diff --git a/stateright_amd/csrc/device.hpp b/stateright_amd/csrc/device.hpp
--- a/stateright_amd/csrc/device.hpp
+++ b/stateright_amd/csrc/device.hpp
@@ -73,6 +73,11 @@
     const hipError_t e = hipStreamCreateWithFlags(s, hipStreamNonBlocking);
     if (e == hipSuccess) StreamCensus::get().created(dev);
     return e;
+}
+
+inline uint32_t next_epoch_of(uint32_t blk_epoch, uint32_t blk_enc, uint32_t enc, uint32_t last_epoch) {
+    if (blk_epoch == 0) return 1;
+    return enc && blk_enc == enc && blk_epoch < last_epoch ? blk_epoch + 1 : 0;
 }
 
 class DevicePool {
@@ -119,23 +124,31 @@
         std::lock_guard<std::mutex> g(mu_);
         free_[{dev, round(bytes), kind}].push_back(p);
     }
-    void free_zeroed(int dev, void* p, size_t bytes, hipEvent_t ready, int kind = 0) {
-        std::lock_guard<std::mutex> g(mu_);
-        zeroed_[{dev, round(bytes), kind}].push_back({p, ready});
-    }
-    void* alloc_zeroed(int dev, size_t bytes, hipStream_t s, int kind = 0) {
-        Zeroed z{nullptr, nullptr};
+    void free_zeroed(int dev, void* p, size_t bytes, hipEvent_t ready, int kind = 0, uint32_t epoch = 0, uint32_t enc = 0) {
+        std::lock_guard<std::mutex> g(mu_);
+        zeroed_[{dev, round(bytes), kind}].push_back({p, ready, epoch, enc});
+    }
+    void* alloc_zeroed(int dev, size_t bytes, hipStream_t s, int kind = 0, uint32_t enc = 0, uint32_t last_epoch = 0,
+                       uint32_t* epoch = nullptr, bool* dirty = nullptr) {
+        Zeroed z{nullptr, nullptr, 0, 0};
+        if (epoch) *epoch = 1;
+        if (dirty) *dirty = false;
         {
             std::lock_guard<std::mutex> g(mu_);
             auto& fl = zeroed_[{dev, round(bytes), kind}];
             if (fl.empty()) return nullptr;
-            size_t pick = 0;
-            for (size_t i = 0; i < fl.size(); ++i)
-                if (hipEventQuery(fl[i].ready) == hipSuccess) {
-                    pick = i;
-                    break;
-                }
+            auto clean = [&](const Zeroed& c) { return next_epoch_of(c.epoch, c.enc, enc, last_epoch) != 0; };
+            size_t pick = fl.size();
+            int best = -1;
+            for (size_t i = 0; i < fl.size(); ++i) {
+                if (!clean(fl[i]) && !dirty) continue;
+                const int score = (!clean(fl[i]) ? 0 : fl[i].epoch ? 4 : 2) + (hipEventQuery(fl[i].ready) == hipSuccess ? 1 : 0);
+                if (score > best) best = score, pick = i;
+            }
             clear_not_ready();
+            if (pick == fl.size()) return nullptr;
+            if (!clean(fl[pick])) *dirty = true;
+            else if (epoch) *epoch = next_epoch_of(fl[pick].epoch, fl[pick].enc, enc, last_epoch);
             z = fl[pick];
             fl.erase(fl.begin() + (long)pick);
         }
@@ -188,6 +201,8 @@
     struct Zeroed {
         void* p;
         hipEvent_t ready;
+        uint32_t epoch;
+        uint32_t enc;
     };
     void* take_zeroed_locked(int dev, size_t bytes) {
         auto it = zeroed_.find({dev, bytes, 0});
# # # # #
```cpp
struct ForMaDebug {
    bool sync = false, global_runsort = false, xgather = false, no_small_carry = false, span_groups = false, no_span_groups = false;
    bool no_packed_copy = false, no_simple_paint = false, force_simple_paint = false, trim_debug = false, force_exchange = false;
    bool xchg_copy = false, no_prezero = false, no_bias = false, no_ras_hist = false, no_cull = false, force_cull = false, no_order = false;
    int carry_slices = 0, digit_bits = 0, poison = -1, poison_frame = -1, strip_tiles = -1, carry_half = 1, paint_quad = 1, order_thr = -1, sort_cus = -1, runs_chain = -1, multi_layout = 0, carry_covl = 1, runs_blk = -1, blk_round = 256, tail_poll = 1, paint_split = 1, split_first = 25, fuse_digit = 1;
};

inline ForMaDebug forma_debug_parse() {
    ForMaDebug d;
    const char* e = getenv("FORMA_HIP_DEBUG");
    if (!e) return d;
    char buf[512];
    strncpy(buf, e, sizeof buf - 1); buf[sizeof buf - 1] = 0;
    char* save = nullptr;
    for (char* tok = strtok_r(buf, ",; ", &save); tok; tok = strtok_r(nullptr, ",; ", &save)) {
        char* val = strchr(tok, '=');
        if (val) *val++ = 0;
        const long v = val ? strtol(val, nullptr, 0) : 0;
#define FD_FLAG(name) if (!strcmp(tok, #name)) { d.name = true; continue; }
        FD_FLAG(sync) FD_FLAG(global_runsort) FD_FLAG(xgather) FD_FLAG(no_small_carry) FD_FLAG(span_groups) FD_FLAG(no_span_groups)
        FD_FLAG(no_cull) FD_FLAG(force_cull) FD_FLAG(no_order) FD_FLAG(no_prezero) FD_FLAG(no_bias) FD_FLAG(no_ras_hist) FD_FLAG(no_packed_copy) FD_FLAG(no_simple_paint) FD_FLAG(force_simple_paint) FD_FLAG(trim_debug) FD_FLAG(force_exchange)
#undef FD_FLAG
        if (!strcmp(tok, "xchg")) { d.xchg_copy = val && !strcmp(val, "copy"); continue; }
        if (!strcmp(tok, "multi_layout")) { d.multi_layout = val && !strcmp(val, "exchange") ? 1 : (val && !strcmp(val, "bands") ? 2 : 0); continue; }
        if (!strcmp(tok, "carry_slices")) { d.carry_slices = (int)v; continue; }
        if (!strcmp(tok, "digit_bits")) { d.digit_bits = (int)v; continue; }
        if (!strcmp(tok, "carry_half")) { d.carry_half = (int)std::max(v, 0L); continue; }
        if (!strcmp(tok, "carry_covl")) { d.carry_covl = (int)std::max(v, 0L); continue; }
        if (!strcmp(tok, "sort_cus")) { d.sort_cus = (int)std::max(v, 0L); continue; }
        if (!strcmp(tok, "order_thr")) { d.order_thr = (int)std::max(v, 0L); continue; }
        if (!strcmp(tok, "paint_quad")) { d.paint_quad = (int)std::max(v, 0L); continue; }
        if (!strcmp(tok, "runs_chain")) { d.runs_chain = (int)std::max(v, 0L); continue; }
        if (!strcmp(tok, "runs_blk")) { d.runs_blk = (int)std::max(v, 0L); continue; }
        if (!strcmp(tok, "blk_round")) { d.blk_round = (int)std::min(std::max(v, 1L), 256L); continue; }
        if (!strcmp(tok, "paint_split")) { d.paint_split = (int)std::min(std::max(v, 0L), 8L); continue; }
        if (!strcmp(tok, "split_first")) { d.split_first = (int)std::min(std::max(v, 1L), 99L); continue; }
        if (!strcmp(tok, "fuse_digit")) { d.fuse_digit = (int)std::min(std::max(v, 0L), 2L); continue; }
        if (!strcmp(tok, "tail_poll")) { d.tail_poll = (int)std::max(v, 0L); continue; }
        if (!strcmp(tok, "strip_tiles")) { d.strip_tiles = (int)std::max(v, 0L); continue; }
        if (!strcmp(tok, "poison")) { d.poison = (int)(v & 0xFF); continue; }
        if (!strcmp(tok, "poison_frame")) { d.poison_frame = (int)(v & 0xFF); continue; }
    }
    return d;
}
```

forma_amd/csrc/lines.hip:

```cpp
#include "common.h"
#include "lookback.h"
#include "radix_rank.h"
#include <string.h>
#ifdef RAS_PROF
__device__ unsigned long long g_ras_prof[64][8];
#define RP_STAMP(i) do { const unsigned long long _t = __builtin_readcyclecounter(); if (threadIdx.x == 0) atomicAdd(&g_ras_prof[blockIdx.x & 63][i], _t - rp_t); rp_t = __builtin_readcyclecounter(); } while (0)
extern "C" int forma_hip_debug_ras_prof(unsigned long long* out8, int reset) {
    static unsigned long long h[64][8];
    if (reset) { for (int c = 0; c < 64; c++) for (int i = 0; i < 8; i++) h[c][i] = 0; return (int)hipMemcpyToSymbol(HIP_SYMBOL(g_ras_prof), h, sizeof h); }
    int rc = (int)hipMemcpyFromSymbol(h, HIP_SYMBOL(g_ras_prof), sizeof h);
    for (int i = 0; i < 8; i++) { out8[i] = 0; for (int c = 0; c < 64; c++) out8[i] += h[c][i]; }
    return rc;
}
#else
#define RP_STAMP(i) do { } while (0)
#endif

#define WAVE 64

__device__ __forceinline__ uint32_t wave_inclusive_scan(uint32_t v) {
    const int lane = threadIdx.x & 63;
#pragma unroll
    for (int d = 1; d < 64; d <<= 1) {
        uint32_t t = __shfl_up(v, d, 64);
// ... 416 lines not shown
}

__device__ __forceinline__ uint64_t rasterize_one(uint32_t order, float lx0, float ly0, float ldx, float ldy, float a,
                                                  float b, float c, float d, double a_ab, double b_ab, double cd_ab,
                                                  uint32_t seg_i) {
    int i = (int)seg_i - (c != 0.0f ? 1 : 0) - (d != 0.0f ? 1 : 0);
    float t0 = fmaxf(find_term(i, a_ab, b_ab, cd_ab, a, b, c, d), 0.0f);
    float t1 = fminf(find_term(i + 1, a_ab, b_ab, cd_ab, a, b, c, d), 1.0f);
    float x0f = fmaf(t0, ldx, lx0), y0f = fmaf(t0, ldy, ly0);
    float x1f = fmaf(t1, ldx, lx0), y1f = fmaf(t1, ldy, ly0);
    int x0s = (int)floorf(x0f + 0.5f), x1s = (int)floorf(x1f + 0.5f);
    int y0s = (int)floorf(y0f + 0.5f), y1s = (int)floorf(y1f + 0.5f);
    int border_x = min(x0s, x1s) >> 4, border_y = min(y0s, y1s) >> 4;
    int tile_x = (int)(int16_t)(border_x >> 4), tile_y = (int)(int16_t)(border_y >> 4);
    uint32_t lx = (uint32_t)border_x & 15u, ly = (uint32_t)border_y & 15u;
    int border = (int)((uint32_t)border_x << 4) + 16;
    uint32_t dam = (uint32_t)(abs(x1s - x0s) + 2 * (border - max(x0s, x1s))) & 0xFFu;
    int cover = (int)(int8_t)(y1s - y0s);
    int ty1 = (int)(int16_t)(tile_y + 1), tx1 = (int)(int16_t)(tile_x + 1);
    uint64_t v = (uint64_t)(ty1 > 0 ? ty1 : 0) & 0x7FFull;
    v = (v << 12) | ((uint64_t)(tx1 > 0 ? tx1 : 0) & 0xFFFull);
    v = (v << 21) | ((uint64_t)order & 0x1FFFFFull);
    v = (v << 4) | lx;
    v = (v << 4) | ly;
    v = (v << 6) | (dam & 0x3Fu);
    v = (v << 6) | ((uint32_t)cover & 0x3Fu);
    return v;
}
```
# # # # #
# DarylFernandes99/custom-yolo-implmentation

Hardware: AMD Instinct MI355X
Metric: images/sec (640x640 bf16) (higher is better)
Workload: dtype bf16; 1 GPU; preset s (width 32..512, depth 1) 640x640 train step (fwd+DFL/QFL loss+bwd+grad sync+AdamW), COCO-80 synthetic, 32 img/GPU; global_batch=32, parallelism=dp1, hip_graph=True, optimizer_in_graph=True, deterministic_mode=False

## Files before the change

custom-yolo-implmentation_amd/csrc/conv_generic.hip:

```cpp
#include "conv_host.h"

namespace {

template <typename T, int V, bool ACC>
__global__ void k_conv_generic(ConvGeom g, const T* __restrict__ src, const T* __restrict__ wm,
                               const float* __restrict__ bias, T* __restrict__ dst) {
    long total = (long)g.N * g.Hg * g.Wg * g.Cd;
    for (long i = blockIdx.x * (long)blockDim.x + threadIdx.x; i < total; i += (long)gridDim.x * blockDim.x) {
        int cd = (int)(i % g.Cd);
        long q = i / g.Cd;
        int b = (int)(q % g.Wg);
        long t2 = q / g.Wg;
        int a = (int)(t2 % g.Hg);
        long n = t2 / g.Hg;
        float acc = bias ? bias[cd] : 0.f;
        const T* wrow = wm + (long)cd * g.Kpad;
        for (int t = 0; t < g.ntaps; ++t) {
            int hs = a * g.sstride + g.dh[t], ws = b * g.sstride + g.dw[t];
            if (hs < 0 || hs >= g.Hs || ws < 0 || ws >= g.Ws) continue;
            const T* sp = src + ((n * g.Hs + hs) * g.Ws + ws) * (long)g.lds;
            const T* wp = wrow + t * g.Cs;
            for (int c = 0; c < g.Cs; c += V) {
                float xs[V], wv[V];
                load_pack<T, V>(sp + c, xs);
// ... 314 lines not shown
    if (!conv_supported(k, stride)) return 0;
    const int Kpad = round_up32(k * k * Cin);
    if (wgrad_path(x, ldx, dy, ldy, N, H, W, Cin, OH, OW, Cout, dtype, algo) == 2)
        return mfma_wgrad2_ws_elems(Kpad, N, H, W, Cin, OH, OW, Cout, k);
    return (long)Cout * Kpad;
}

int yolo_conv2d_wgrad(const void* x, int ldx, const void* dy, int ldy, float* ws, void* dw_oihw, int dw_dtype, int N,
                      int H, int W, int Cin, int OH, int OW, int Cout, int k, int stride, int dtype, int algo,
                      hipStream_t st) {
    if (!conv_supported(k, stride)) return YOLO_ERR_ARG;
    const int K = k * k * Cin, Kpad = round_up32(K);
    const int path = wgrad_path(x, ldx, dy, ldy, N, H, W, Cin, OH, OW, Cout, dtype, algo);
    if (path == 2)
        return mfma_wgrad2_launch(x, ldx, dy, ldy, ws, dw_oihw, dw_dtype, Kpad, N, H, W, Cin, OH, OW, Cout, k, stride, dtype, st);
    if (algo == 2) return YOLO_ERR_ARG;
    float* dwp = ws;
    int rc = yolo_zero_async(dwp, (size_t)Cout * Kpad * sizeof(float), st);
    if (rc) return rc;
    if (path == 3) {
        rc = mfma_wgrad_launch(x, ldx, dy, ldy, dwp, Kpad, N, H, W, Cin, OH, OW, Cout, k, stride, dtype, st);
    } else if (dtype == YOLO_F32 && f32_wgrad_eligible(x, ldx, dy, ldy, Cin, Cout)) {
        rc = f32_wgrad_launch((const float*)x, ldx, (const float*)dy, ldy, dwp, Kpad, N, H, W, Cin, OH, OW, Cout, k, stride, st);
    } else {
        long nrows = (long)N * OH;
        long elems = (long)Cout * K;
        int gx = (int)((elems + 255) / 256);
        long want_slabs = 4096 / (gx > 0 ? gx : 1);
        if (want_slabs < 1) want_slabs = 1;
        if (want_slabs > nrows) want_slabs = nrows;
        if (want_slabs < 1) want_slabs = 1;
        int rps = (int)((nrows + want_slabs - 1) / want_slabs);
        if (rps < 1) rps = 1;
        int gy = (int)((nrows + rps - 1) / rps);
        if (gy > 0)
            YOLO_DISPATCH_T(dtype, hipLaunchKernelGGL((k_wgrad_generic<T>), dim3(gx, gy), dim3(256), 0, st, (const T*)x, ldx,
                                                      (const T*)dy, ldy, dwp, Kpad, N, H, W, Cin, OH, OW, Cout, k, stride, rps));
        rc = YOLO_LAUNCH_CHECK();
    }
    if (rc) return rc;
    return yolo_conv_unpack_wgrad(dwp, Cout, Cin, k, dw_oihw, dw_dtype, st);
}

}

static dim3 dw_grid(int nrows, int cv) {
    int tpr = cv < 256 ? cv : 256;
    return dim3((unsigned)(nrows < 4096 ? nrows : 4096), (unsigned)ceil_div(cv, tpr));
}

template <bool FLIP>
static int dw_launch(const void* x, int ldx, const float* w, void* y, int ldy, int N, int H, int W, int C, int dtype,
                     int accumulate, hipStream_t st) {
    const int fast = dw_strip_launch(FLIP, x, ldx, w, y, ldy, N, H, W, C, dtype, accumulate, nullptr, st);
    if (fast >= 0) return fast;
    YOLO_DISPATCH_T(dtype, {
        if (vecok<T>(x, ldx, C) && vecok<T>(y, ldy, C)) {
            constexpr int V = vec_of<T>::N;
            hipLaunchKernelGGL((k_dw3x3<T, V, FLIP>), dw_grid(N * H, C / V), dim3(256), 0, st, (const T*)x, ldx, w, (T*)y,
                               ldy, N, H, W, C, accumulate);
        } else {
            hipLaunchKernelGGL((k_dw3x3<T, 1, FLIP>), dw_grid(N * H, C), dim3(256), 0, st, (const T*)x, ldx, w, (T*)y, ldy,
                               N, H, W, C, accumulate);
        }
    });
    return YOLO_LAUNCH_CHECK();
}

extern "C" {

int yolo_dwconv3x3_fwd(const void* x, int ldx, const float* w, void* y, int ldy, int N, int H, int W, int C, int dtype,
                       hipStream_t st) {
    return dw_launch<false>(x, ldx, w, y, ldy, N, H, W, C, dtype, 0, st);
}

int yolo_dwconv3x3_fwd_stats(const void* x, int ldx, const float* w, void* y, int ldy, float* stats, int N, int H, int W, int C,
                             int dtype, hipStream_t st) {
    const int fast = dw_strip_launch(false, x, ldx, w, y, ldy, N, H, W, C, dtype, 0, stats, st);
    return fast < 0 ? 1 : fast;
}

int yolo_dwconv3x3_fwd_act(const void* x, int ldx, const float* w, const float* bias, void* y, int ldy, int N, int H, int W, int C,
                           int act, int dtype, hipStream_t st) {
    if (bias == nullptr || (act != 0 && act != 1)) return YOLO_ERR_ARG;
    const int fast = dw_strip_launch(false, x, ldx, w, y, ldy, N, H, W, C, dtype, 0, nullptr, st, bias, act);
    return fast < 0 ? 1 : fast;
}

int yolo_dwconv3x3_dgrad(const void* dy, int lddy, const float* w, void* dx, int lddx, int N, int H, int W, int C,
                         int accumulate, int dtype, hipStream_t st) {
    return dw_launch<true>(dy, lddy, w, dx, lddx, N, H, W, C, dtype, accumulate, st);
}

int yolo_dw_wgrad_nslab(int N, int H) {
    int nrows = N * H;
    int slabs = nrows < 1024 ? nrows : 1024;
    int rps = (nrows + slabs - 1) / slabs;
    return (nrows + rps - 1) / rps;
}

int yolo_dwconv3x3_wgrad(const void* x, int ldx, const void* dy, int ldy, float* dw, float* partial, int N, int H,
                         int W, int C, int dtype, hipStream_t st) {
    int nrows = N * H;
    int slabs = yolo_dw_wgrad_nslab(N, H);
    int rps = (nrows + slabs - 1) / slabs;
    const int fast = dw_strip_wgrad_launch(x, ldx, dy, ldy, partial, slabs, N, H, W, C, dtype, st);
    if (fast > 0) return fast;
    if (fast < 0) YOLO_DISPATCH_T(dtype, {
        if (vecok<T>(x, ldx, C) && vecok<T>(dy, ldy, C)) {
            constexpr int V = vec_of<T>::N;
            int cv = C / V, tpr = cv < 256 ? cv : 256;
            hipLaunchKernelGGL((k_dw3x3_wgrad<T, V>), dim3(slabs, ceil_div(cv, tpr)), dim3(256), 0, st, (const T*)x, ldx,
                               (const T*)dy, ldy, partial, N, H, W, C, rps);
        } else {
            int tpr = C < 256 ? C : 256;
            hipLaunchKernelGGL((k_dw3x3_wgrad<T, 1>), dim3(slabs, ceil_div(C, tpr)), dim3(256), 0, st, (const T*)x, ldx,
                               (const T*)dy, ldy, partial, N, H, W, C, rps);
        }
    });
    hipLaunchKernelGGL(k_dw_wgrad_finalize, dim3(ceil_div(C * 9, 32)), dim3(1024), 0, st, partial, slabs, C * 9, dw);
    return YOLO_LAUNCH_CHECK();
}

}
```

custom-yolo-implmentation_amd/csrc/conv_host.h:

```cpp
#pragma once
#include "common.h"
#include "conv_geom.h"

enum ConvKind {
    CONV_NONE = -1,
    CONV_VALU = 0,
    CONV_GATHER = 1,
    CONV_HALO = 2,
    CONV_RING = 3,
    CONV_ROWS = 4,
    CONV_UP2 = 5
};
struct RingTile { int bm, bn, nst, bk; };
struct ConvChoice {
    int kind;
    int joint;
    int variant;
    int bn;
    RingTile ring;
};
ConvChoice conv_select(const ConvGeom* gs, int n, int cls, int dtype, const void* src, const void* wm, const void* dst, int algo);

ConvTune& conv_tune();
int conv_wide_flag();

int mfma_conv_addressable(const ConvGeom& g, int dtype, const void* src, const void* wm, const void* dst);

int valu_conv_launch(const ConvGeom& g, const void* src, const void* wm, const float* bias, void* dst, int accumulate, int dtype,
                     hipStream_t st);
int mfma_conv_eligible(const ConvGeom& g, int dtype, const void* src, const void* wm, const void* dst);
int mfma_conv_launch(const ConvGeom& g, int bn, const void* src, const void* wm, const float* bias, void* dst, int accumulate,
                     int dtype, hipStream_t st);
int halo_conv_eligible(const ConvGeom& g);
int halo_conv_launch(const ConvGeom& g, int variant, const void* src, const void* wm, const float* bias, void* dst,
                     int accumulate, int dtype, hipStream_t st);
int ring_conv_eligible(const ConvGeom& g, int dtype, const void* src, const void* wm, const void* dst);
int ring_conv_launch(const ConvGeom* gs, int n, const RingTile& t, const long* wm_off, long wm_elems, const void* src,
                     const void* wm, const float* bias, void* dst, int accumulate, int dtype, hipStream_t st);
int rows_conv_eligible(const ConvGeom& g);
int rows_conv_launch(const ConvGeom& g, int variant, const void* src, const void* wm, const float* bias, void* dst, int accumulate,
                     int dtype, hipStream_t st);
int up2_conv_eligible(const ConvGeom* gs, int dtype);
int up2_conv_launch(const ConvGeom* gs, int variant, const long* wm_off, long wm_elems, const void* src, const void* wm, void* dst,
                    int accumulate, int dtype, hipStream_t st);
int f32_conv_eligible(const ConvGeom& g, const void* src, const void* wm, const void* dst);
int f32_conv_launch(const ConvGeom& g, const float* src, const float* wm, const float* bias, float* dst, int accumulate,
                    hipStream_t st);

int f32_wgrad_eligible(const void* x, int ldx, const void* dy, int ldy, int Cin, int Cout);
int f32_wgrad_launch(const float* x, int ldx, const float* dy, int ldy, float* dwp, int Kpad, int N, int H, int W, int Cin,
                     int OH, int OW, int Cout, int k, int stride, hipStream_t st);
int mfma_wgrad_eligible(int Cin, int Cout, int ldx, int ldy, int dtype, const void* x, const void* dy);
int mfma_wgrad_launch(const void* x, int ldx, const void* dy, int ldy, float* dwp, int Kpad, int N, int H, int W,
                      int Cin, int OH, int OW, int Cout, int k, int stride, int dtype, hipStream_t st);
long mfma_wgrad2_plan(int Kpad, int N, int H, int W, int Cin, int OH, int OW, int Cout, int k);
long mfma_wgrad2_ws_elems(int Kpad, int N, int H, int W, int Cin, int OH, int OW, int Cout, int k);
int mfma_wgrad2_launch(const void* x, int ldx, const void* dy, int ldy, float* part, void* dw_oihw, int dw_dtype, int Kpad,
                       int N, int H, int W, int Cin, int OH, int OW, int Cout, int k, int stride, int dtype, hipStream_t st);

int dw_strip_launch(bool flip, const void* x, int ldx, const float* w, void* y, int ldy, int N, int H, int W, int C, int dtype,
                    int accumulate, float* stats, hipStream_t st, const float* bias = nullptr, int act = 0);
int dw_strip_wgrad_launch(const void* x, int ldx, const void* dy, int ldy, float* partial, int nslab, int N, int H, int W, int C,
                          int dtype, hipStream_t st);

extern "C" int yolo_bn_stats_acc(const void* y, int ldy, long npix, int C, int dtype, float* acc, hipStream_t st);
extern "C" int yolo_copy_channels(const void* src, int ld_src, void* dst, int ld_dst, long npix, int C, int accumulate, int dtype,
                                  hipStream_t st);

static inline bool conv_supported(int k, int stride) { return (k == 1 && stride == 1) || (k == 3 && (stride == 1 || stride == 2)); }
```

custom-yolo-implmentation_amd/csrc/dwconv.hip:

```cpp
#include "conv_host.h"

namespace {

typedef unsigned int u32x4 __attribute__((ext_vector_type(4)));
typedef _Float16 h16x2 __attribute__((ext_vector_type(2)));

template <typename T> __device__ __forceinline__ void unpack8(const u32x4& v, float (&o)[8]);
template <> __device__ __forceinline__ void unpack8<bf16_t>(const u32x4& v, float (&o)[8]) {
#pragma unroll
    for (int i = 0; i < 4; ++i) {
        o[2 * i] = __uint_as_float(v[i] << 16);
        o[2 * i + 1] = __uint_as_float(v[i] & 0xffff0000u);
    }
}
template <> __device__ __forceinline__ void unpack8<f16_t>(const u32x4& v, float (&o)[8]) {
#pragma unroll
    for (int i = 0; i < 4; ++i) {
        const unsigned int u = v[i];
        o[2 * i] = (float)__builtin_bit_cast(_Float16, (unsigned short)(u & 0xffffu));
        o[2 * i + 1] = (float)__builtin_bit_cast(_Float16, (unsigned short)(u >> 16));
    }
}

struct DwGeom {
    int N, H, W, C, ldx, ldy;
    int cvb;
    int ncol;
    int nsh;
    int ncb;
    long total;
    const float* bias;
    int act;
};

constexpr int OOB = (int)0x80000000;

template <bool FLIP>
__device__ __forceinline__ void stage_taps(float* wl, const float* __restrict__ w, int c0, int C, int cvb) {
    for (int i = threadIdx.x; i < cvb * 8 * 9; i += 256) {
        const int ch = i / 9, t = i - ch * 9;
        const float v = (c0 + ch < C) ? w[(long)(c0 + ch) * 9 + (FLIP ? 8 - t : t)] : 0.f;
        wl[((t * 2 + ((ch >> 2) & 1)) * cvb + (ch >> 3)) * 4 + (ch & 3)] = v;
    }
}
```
# # # # #
Your objective>
Pull every line containing the string "extern" out of the data above and copy it.

Exercise output>
extern "C" int forma_hip_debug_ras_prof(unsigned long long* out8, int reset) {
extern "C" {
extern "C" int yolo_bn_stats_acc(const void* y, int ldy, long npix, int C, int dtype, float* acc, hipStream_t st);
extern "C" int yolo_copy_channels(const void* src, int ld_src, void* dst, int ld_dst, long npix, int C, int accumulate, int dtype,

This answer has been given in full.